*Exercise instructions:* Scan the records for the word "void". Report each line where it occurs.

═════ Working data ═════

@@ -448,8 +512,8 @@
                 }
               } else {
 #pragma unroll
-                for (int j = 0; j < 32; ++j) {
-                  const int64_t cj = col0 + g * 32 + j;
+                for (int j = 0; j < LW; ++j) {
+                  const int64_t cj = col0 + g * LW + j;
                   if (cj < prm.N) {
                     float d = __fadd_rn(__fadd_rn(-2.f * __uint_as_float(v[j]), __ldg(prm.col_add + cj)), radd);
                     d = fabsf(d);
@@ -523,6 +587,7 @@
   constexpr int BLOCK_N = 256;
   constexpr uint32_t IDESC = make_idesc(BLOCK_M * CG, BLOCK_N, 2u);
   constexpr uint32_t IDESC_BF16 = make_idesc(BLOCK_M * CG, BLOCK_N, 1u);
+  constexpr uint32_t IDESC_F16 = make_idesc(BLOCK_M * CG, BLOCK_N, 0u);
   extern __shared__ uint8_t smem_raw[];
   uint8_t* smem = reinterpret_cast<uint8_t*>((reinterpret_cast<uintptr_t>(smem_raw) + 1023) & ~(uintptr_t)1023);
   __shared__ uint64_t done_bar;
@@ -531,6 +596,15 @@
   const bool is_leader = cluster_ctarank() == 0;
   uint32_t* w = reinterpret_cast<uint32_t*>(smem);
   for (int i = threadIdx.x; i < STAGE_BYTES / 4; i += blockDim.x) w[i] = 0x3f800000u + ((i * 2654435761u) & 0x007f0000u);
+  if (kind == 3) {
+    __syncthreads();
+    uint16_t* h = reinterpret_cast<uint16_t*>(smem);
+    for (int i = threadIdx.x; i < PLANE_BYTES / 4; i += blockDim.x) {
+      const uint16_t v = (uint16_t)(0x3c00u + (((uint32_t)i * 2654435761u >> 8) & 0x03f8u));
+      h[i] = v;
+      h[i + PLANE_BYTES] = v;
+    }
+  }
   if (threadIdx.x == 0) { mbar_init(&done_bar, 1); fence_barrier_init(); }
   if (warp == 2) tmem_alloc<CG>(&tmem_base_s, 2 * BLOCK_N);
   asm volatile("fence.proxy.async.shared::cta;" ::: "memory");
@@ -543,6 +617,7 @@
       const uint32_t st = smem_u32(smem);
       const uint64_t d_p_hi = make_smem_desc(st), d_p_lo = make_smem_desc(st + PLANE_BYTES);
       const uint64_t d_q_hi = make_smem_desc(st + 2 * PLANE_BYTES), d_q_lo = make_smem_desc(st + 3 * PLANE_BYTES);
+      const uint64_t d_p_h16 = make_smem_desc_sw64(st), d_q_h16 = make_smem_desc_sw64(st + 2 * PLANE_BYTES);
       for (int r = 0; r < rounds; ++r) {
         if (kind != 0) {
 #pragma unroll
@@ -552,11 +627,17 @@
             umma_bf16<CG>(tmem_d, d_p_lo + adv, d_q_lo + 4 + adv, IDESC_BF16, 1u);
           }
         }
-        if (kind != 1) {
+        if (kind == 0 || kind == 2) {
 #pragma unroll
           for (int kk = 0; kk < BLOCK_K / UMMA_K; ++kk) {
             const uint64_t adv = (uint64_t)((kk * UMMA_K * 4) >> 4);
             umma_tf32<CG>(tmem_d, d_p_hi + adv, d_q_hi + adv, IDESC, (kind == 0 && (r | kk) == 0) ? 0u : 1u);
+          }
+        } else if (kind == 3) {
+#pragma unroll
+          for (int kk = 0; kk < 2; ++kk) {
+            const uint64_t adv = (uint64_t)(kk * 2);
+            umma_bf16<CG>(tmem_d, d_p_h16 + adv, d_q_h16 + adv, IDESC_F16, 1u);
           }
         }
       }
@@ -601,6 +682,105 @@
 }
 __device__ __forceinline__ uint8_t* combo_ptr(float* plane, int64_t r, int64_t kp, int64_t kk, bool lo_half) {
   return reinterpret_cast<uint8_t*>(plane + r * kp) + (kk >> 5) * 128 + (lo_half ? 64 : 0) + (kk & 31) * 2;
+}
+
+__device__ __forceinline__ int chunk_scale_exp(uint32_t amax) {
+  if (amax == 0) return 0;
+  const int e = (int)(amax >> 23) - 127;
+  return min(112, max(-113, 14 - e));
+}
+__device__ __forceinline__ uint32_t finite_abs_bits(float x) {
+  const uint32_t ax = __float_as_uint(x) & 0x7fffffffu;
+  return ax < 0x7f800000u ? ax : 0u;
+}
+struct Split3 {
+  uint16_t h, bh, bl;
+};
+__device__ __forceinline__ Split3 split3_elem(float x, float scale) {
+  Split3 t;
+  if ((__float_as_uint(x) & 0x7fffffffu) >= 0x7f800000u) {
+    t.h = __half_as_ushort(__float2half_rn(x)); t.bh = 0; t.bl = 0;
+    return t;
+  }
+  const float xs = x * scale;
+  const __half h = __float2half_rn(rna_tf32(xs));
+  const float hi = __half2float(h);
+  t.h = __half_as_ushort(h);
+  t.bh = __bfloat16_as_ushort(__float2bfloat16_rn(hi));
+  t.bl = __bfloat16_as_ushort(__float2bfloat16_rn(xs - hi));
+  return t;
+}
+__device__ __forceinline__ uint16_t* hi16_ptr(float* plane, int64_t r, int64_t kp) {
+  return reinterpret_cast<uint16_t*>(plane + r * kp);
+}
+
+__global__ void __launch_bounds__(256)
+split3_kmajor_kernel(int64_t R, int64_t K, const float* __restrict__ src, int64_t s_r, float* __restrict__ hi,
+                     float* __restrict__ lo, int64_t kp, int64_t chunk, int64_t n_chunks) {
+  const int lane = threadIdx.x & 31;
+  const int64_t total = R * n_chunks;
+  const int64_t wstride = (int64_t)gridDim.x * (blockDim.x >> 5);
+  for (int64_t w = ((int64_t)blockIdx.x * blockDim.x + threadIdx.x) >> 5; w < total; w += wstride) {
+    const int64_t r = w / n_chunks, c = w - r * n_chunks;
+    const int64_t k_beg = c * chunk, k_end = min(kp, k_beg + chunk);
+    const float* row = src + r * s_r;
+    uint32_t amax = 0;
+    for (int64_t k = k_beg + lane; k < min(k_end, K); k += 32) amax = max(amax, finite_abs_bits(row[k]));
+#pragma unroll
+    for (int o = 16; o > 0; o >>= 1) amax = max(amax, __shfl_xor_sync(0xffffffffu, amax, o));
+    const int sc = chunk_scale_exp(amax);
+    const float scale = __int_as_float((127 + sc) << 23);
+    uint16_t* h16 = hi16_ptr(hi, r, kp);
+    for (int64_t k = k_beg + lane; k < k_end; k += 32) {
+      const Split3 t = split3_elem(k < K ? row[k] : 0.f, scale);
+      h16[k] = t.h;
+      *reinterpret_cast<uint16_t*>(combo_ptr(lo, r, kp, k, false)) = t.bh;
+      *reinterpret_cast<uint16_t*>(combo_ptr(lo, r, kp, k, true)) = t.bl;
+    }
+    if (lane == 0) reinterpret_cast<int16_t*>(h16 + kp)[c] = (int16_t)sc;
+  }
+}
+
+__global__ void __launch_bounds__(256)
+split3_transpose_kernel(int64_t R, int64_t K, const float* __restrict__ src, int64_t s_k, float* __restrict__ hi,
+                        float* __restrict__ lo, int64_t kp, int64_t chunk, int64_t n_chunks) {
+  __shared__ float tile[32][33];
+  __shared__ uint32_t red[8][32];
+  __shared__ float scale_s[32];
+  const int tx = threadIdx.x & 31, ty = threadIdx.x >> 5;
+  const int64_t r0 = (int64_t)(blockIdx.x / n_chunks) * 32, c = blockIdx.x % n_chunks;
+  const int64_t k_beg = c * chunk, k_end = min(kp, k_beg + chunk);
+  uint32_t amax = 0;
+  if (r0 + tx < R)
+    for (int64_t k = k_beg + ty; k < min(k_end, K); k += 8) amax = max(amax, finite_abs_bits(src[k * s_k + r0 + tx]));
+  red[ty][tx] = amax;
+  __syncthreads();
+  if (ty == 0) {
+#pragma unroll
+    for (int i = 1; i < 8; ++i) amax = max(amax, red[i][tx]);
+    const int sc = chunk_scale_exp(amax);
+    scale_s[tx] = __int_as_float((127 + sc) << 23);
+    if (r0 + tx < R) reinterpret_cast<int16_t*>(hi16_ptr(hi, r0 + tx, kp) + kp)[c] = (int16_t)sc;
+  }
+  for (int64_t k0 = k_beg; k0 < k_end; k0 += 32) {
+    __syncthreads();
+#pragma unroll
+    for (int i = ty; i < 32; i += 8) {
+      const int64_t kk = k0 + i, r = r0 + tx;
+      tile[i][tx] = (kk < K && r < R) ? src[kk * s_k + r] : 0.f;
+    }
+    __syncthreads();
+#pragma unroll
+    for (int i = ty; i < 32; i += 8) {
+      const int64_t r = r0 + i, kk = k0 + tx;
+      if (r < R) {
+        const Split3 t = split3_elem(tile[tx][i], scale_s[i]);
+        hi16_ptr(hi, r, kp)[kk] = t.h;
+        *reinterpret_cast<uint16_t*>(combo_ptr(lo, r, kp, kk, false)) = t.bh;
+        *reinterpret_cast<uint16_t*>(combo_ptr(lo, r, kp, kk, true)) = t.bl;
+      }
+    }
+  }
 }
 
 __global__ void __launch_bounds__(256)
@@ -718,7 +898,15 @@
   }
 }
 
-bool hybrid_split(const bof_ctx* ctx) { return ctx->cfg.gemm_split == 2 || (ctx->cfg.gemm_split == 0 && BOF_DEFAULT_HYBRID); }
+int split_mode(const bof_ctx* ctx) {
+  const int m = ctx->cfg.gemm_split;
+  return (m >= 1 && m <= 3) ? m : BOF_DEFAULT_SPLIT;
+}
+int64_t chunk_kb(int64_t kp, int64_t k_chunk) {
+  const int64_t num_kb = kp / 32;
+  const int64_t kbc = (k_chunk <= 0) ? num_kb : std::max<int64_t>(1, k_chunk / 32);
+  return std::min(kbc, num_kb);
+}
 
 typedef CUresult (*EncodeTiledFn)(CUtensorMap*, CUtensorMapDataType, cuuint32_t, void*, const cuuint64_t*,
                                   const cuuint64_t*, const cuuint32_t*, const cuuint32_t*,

═════

*Your solution:*
+__global__ void __launch_bounds__(256)
+__global__ void __launch_bounds__(256)
 __global__ void __launch_bounds__(256)
 typedef CUresult (*EncodeTiledFn)(CUtensorMap*, CUtensorMapDataType, cuuint32_t, void*, const cuuint64_t*,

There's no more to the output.